Turn some session tokens into JWTs, deprecate the rest
Like the previous option, but only for a small number of recommended authentication mechanisms; probably OAuth 2 and one session cookie. (Which could be one of the existing cookies, e.g. the CentralAuth user token cookie, but it's probably better to just define a new cookie and to make sure every cookie-based session provider outputs and verifies it. Eventually that cookie might replace other session mechanisms: T354910: Create simple MediaWiki session handler for remote login) Everything else gets treated as unauthenticated, in terms of rate limiting.
Paired with a migration effort of important tools from non-recommended authentication mechanisms (OAuth 1 and bot passwords).
Strengths:
- Preserves some of the benefits of the previous proposal: decentralized, performant.
- Small amount of work - OAuth 2 already uses JWTs, user token cookies are arbitrary and we might want to change them anyway for security reasons (see e.g. T209586: Make the stored session id be a hash of the used session id to isolate them or the introduction of a HMAC step in User::getToken()).

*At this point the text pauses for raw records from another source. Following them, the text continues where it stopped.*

int mbx_decode_filter_topk(const float* raw_locs , const float* conf ,
                           const float* priors , const mbx_patch_meta* meta ,
                           int B, int P, int k_max, double* out_boxes ,
                           float* out_scores , int32_t* out_index ,
                           int32_t* out_count , mbx_stream_t stream);

int mbx_nms(double* boxes , float* scores , int32_t* index ,
            int32_t* count , int B, int k_max, double iou_threshold, mbx_stream_t stream);

#define MBX_MERGE_MAX_CANDIDATES 16384
int mbx_merge_detections(const double* boxes , const float* scores ,
                         const int32_t* count , const int32_t* image_rows , int I, int k_max,
                         int max_det, double iou_threshold, double* out_boxes ,
                         float* out_scores , int32_t* out_src ,
                         int32_t* out_count , int32_t* out_status , mbx_stream_t stream);

int mbx_merge_detections_voted(const double* boxes , const float* scores ,
                               const int32_t* count , const int32_t* image_rows , int I,
                               int k_max, int max_det, double iou_threshold, double vote_iou_threshold,
                               double* out_boxes , float* out_scores ,
                               int32_t* out_src , int32_t* out_count ,
                               int32_t* out_status , int32_t* out_votes , mbx_stream_t stream);

#define MBX_SOFT_LINEAR 1
#define MBX_SOFT_GAUSSIAN 2
int mbx_merge_detections_soft(const double* boxes , const float* scores ,
                              const int32_t* count , const int32_t* image_rows , int I, int k_max,
                              int max_det, int method, double iou_threshold , double sigma ,
                              double min_score, double vote_iou_threshold ,
                              double* out_boxes , float* out_scores ,
                              int32_t* out_src , int32_t* out_count , int32_t* out_status ,
                              int32_t* out_votes , mbx_stream_t stream);

#define MBX_COCO_MAX_DET 100
#define MBX_COCO_MAX_GT 128
int mbx_coco_match(const double* dt , const int32_t* dt_rows ,
                   const double* gt , const int32_t* gt_rows , int I,
                   const double* iou_thrs , int T, const double* area_rng ,
                   int A, int16_t* match , uint8_t* ignore ,
                   int32_t* n_gt_counted , int32_t* status , mbx_stream_t stream);

#define MBX_COCO_ACC_MAX_R 128
#define MBX_COCO_ACC_MAX_M 4
#define MBX_COCO_ACC_MAX_ND 4194304
#define MBX_COCO_ACC_CHUNK 256
#define MBX_COCO_ACC_SORT_TILE 1024
size_t mbx_coco_accumulate_workspace(long long ND, int T, int A, int M);
int mbx_coco_accumulate(const double* dt , const int32_t* dt_rows , int I,
                        const int16_t* match , const uint8_t* ignore ,
                        const int32_t* n_gt_counted , int T, int A, const double* rec_thrs , int R,
                        const int32_t* max_dets , int M, double* precision ,
                        double* recall , void* workspace, size_t workspace_bytes, mbx_stream_t stream);

typedef enum {
  MBX_EPI_STORE = 0,
  MBX_EPI_AFFINE = 1,
  MBX_EPI_RESIDUAL = 2,
  MBX_EPI_STORE_F32 = 3
} mbx_epilogue;

typedef struct {
  int32_t n, rows_mod;
  int32_t c_begin[4];
  const void* y[4]; int32_t ld_y[4];
  const float* relu_thr[4];
  float* stats[4]; int32_t stats_ld[4];
} mbx_bn_bwd_stats;

#define MBX_GRID_BARRIER_BYTES 6400
typedef struct {
  void* barrier;
  void* a; int32_t ld_a;
  const float* beta;
  float* mean; float* rstd;
  float* moving_mean; float* moving_var;
  float* relu_thr;
  int32_t relu; float eps, decay;
  float* step_poison;
} mbx_bn_apply_desc;

#define MBX_BN_BWD_SLOTS 8
typedef struct {
  void* barrier;
  int32_t n;
  int32_t c_begin[4];
  const void* y[4]; int32_t ld_y[4];
  void* dy[4]; int32_t ld_dy[4];
  const float* mean[4]; const float* rstd[4]; const float* beta[4];
  float* dbeta[4];
  float* acc[4]; int32_t acc_ld[4];
  int32_t relu[4];
  float* step_poison;
} mbx_bn_bwd_fused;

typedef struct {
  const void* x; int64_t x_img_stride; int32_t ldx;
  int32_t N, H_in, W_in, C_in;
  const void* w; int32_t C_out, R, S;
  int32_t stride, transposed, pad_t, pad_l, H_out, W_out;
  void* y; int64_t y_img_stride; int32_t ldy;
  int32_t epilogue, relu, accumulate;
  const float* scale; const float* shift;
  const void* skip; int64_t skip_img_stride; int32_t ld_skip; float rscale;
  float* stats_partial;
  int32_t tile_config;
  const void* acc_src; int64_t acc_img_stride; int32_t ld_acc;
  int32_t* work_counter;
  int32_t max_workgroups;
  void* splitk_ws; int64_t splitk_ws_bytes;
  int32_t stats_rows_mod, stats_ld;
  const mbx_bn_bwd_stats* bn_bwd_stats;
  void* relu_bits; int32_t ld_bits;
  const mbx_bn_apply_desc* bn_apply;
  const mbx_bn_bwd_fused* bn_bwd;
} mbx_conv_desc;
#define MBX_CONV_TILE_CONFIGS 14
#define MBX_TILE_I5_BASE 32
#define MBX_TILE_I7 65
#define MBX_TILE_DIRECT3 96
#define MBX_TILE_DIRECTW 97
#define MBX_TILE_RESIDENT 98
#define MBX_TILE_PWRES 99
#define MBX_TILE_SPLITK_BASE 128
#define MBX_TILE_SPLITK_MAX 32

int mbx_conv_stats_rows(const mbx_conv_desc* desc );
int mbx_conv(const mbx_conv_desc* desc , mbx_stream_t stream);
int mbx_conv_supported(const mbx_conv_desc* desc );
int mbx_conv_pair(const mbx_conv_desc* a , const mbx_conv_desc* b , mbx_stream_t stream);
size_t mbx_conv_splitk_workspace_bytes(const mbx_conv_desc* desc );

int mbx_conv_wgrad(const mbx_conv_desc* desc , const void* dy,
                   int64_t dy_img_stride, int32_t ld_dy, float* dw, float* db, mbx_stream_t stream);

typedef struct {
  mbx_conv_desc desc;
  const void* dy; int64_t dy_img_stride; int32_t ld_dy;
  float scale;
  float* dw; float* db;
} mbx_wgrad_job;
typedef struct {
  int32_t n_layers, n_items;
  int64_t layers_off, items_off;
  int64_t queues_off, heads_off;
  double flops;
  int64_t tally_off;
} mbx_wgrad_plan_info;
#define MBX_WGRAD_DETERMINISTIC 1
#define MBX_WGRAD_SCATTER 2
size_t mbx_wgrad_plan_bytes(const mbx_wgrad_job* jobs , int n_jobs, int flags);
int mbx_wgrad_plan(const mbx_wgrad_job* jobs , int n_jobs, int flags, void* host_image, size_t bytes,
                   mbx_wgrad_plan_info* info );
int mbx_conv_wgrad_grouped(void* device_image , const mbx_wgrad_plan_info* info ,
                           mbx_stream_t stream);
int mbx_conv_wgrad_grouped_capped(void* device_image, const mbx_wgrad_plan_info* info , int max_workgroups,
                                  mbx_stream_t stream);

int mbx_conv_wgrad_scaled(const mbx_conv_desc* desc, const void* dy, int64_t dy_img_stride,
                          int32_t ld_dy, float scale, float* dw, float* db, mbx_stream_t stream);

int mbx_bn_finalize(const float* stats_partial , int rows, int C, int64_t count,
                    float eps, float decay, float* mean , float* rstd ,
                    float* moving_mean , float* moving_var ,
                    mbx_stream_t stream);
int mbx_bn_apply(const void* y, int64_t M, int C, const float* mean, const float* rstd,
                 const float* beta, int relu, void* a, int ld_a, mbx_stream_t stream);
int mbx_bn_apply_fused(const float* stats_partial, int rows, int64_t count, float eps, float decay,
                       const void* y, int64_t M, int C, const float* beta, int relu, void* a, int ld_a,
                       float* mean, float* rstd, float* moving_mean, float* moving_var,
                       mbx_stream_t stream);
int mbx_bn_apply_fused_mapped(const void* stats_fixed, int rows, int64_t count, float eps, float decay,
                              const void* y, int64_t M, int C, const float* beta, int relu, void* a, int ld_a,
                              const struct mbx_chan_map_s* a_map , float* mean, float* rstd, float* moving_mean,
                              float* moving_var, float* relu_thr, mbx_stream_t stream);
int mbx_bn_moving_update(float* moving_mean, float* moving_var, const float* batch_mean, const float* batch_var,
                         int64_t n, float decay, const float* skip_ctl, uint64_t* skipped_steps,
                         float* ema_mean, float* ema_var, float ema_decay, mbx_stream_t stream);
typedef struct mbx_chan_map_s { int32_t n; int32_t c_begin[4]; int32_t offset[4]; } mbx_chan_map;
int mbx_bn_finalize_parts(const float* const* parts , const int32_t* rows ,
                          const int32_t* Cs , int n_parts, int64_t count, float eps, float decay, float* mean,
                          float* rstd, float* moving_mean, float* moving_var, mbx_stream_t stream);
int mbx_bn_apply_mapped(const void* y, int64_t M, int C, const float* mean, const float* rstd, const float* beta,
                        int relu, void* a, int ld_a, const mbx_chan_map* a_map , mbx_stream_t stream);
int mbx_bn_apply_maxpool(const void* y, int N, int H, int W, int C, const float* mean, const float* rstd, const float* beta,
                         int relu, void* p, int64_t p_img_stride, int ld_p, int Ho, int Wo, uint8_t* argmax,
                         mbx_stream_t stream);
int mbx_bn_fold(const float* moving_mean, const float* moving_var, const float* beta, float eps,
                int C, float* scale, float* shift, mbx_stream_t stream);
int mbx_bn_bwd_rows(int64_t M, int C);
int mbx_bn_bwd_reduce(const void* da, int ld_da, const void* a, int ld_a, int relu, const void* y,
                      int64_t M, int C, const float* mean, const float* rstd, const float* beta,
                      float* partial , mbx_stream_t stream);
int mbx_bn_bwd_finalize(const float* partial, int rows, int C, int64_t M, float* dbeta ,
                        float* m12 , mbx_stream_t stream);
int mbx_bn_bwd_apply(const void* da, int ld_da, const void* a, int ld_a, int relu, const void* y,
                     int64_t M, int C, const float* mean, const float* rstd, const float* beta,
                     const float* m12, void* dy , mbx_stream_t stream);
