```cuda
#if defined(__CUDA_ARCH__)
#pragma unroll
#endif
    for (int r = 0; r < 4; ++r) {
#if defined(__CUDA_ARCH__)
#pragma unroll 1
#endif
        for (int k = 0; k < 4; ++k) {
            const int p = 5 * r + k;
            const unsigned bit = 1u << p;
            const int l = pick(p);
            if ((m.SV & rem & bit) && l >= 0) {
                unsigned s[CW], q[CW];
                for (int c = 0; c < CW; ++c) s[c] = q[c] = 0;
                if (C > 0) {
                    const unsigned bm = 0xFFu << (8 * k);
                    for (int c = 0; c < C; ++c) {
                        const unsigned w = T[r][c] & bm;
                        s[c] = dp4a_u8(w, 0x01010101u, 0u);
                        q[c] = dp4a_u8(w, w, 0u);
                    }
                }
                const unsigned sides = ((m.SIDES[0] & bit) ? 1u : 0u) + ((m.SIDES[1] & bit) ? 1u : 0u) +
                                       ((m.SIDES[2] & bit) ? 1u : 0u) + ((m.SIDES[3] & bit) ? 1u : 0u);
                sink.region_slow(l, 1u, sides, s, q);
            }
            for (int which = 0; which < 2; ++which) {
                const bool ok = which == 0 ? (m.HV & bit) != 0 : (m.VV & bit) != 0;
                if (!ok) continue;
                const int po = which == 0 ? p + 1 : (r == 0 ? 20 + k : p - 5);
                if (((bit | (1u << po)) & rem) == 0) continue;
                const int o = pick(po);
                if (o == l) continue;
                if ((o | l) >= 0) {
                    sink.edge_slow(l, o, 1u);
                } else {
                    const int v = l >= 0 ? l : o;
                    if (v >= 0) {
                        unsigned z[CW];
                        for (int c = 0; c < CW; ++c) z[c] = 0;
                        sink.region_slow(v, 0u, 1u, z, z);
                    }
                }
            }
        }
    }
}

}
}
```

### deepmerge_b200/csrc/rag_tables.cuh

```cuda
#pragma once
#include "rag_common.cuh"
#include "rag_core.cuh"

namespace dm {
namespace rag {
namespace blk {

template <int C>
struct Tab {
    int* rkey;
    unsigned* rarea;
    unsigned* rborder;
    unsigned* rsum;
    unsigned* rsq;
    unsigned long long* ekey;
    unsigned* ecnt;
    unsigned* used;
    unsigned* base;

    __device__ __forceinline__ static Tab from(unsigned* tab) {
        Tab T;
        T.base = tab;
        T.rkey = (int*)tab;
        T.rarea = tab + RS;
        T.rborder = tab + 2 * RS;
        T.rsum = tab + 3 * RS;
        T.rsq = tab + (3 + C) * RS;
        T.ekey = (unsigned long long*)(tab + (3 + 2 * C) * RS);
        T.ecnt = tab + (3 + 2 * C) * RS + 2 * ES;
        T.used = tab + (3 + 2 * C) * RS + 3 * ES;
        return T;
    }
};

__device__ __forceinline__ unsigned eq3(int a, int b, int c) {
    unsigned d;
    asm("lop3.b32 %0, %1, %2, %3, 0x7E;" : "=r"(d) : "r"(a), "r"(b), "r"(c));
    return d;
}
__device__ __forceinline__ unsigned or3(unsigned a, unsigned b, unsigned c) {
    unsigned d;
    asm("lop3.b32 %0, %1, %2, %3, 0xFE;" : "=r"(d) : "r"(a), "r"(b), "r"(c));
    return d;
}
__device__ __forceinline__ void red_add_u64(unsigned long long* p, unsigned long long v) {
    asm volatile("red.global.add.u64 [%0], %1;" ::"l"(p), "l"(v) : "memory");
}

__device__ __forceinline__ int region_slot(int* rkey, unsigned* used, int label) {
    unsigned h = ((unsigned)label * 0x9E3779B1u) >> (32 - 5);
    static_assert(RS == 32, "hash shift");
#pragma unroll 1
    for (int p = 0; p < RS; ++p) {
        int k = rkey[h];
        if (k == label) return (int)h;
        if (k == EMPTY_LABEL) {
            int old = atomicCAS(&rkey[h], EMPTY_LABEL, label);
            if (old == EMPTY_LABEL) {
                atomicAdd(&used[0], 1u);
                return (int)h;
            }
            if (old == label) return (int)h;
        }
        h = (h + 1) & (RS - 1);
    }
    return SLOT_NONE;
}

__device__ __forceinline__ void raw_append(const Params& P, unsigned long long key, unsigned cnt) {
    if ((long long)key_hi(key) >= P.n_regions) {
        atomicExch(&P.counters[3], 1ull);
        return;
    }
    unsigned long long i = atomicAdd(&P.counters[1], 1ull);
    if ((long long)i < P.capacity) {
        P.raw_keys[i] = key;
        P.raw_cnt[i] = cnt;
    } else {
        atomicExch(&P.counters[2], 1ull);
    }
}

template <int C>
__device__ __forceinline__ void edge_add(const Tab<C>& T, const Params& P, unsigned long long key, unsigned cnt) {
    unsigned h = (((unsigned)(key >> 32) * 0x9E3779B1u) ^ ((unsigned)key * 0x85EBCA6Bu)) >> (32 - 6);
    static_assert(ES == 64, "hash shift");
#pragma unroll 1
    for (int p = 0; p < ES / 2; ++p) {
        unsigned long long k = T.ekey[h];
        if (k == EMPTY_KEY) {
            k = atomicCAS(&T.ekey[h], EMPTY_KEY, key);
            if (k == EMPTY_KEY) {
                atomicAdd(&T.used[1], 1u);
                k = key;
            }
        }
        if (k == key) {
            atomicAdd(&T.ecnt[h], cnt);
            return;
        }
        h = (h + 1) & (ES - 1);
    }
    raw_append(P, key, cnt);
}

template <int C>
__device__ __forceinline__ void global_region_add(const Params& P, int label, unsigned area, unsigned border,
                                                  const unsigned* s, const unsigned* q) {
    if ((unsigned)label >= (unsigned)P.n_regions) {
        atomicExch(&P.counters[3], 1ull);
        return;
    }
    if (area) red_add_u64(&P.area[label], (unsigned long long)area);
    if (border) red_add_u64(&P.border[label], (unsigned long long)border);
    if (C > 0 && area) {
#pragma unroll
        for (int c = 0; c < C; ++c) {
            red_add_u64(&P.bsum[(size_t)label * C + c], (unsigned long long)s[c]);
            red_add_u64(&P.bsq[(size_t)label * C + c], (unsigned long long)q[c]);
        }
    }
}

template <int C>
__device__ __noinline__ void global_region_add_slow(const Params* P, int label, unsigned area, unsigned border, uint4 s4,
                                                    uint4 q4) {
    const unsigned s[4] = {s4.x, s4.y, s4.z, s4.w}, q[4] = {q4.x, q4.y, q4.z, q4.w};
    global_region_add<C>(*P, label, area, border, s, q);
}

template <int C>
__device__ __forceinline__ void table_region_add(const Tab<C>& T, const Params& P, int label, unsigned area,
                                                 unsigned border, const unsigned* s, const unsigned* q) {
    const int slot = region_slot(T.rkey, T.used, label);
    if (slot >= 0) {
        if (area) atomicAdd(&T.rarea[slot], area);
        if (border) atomicAdd(&T.rborder[slot], border);
        if (C > 0 && area) {
#pragma unroll
            for (int c = 0; c < C; ++c) {
                atomicAdd(&T.rsum[c * RS + slot], s[c]);
                atomicAdd(&T.rsq[c * RS + slot], q[c]);
            }
        }
    } else {
        uint4 s4 = make_uint4(0, 0, 0, 0), q4 = make_uint4(0, 0, 0, 0);
        if (C > 0) { s4.x = s[0]; q4.x = q[0]; }
        if (C > 1) { s4.y = s[1 % (C > 0 ? C : 1)]; q4.y = q[1 % (C > 0 ? C : 1)]; }
        if (C > 2) { s4.z = s[2 % (C > 0 ? C : 1)]; q4.z = q[2 % (C > 0 ? C : 1)]; }
        if (C > 3) { s4.w = s[3 % (C > 0 ? C : 1)]; q4.w = q[3 % (C > 0 ? C : 1)]; }
        global_region_add_slow<C>(&P, label, area, border, s4, q4);
    }
}

template <int C>
__device__ __noinline__ void slow_edge_add(unsigned* tab, const Params* P, int a, int b, unsigned cnt) {
    edge_add<C>(Tab<C>::from(tab), *P, pack_key(a, b), cnt);
}
template <int C>
__device__ __noinline__ void slow_region_add(unsigned* tab, const Params* P, int label, unsigned area, unsigned border,
                                             uint4 s4, uint4 q4) {
    const unsigned s[4] = {s4.x, s4.y, s4.z, s4.w}, q[4] = {q4.x, q4.y, q4.z, q4.w};
    table_region_add<C>(Tab<C>::from(tab), *P, label, area, border, s, q);
}

template <int C>
struct Sink {
    const Tab<C>& T;
    const Params& P;
    __device__ __forceinline__ void region(int l, unsigned area, unsigned sides, const unsigned* s, const unsigned* q) const {
        table_region_add<C>(T, P, l, area, sides, s, q);
    }
    __device__ __forceinline__ void edge(int a, int b, unsigned n) const { edge_add<C>(T, P, pack_key(a, b), n); }
    __device__ __forceinline__ void region_slow(int l, unsigned area, unsigned sides, const unsigned* s,
                                                const unsigned* q) const {
        uint4 s4 = make_uint4(0, 0, 0, 0), q4 = make_uint4(0, 0, 0, 0);
        if (C > 0) { s4.x = s[0]; q4.x = q[0]; }
        if (C > 1) { s4.y = s[1 % (C > 0 ? C : 1)]; q4.y = q[1 % (C > 0 ? C : 1)]; }
        if (C > 2) { s4.z = s[2 % (C > 0 ? C : 1)]; q4.z = q[2 % (C > 0 ? C : 1)]; }
        if (C > 3) { s4.w = s[3 % (C > 0 ? C : 1)]; q4.w = q[3 % (C > 0 ? C : 1)]; }
        slow_region_add<C>(T.base, &P, l, area, sides, s4, q4);
    }
    __device__ __forceinline__ void edge_slow(int a, int b, unsigned n) const { slow_edge_add<C>(T.base, &P, a, b, n); }
};

template <int ICAP>
struct ItemPick {
    const int* words;
    int j;
    __device__ __forceinline__ int operator()(int p) const {
        const int r = (p * 13) >> 6;
        const int k = p - 5 * r;
        const int vec = p >= 20 ? 0 : (k == 4 ? 5 : 1 + r);
        const int w = p >= 20 ? p - 20 : (k == 4 ? r : k);
        return words[(vec * ICAP + j) * 4 + w];
    }
};
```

- The migration effort would be somewhat valuable on its own. OAuth 1 is a very outdated protocol, few other sites use it. It doesn't have an equivalent of OIDC so we are maintaining a homegrown OIDC-on-OAuth-1 protocol, which is not ideal.
Weaknesses:
- Still coupled with MediaWiki session logic
- More confusing rate-limiting behavior from a user point of view
- Does not really help with decoupling session creation and session validation, which would be the main motivation for the previous option
- The migration effort might be significant - most of the community tooling uses OAuth 1, and bot passwords were created specifically to avoid having to change the code of old unmaintained bots.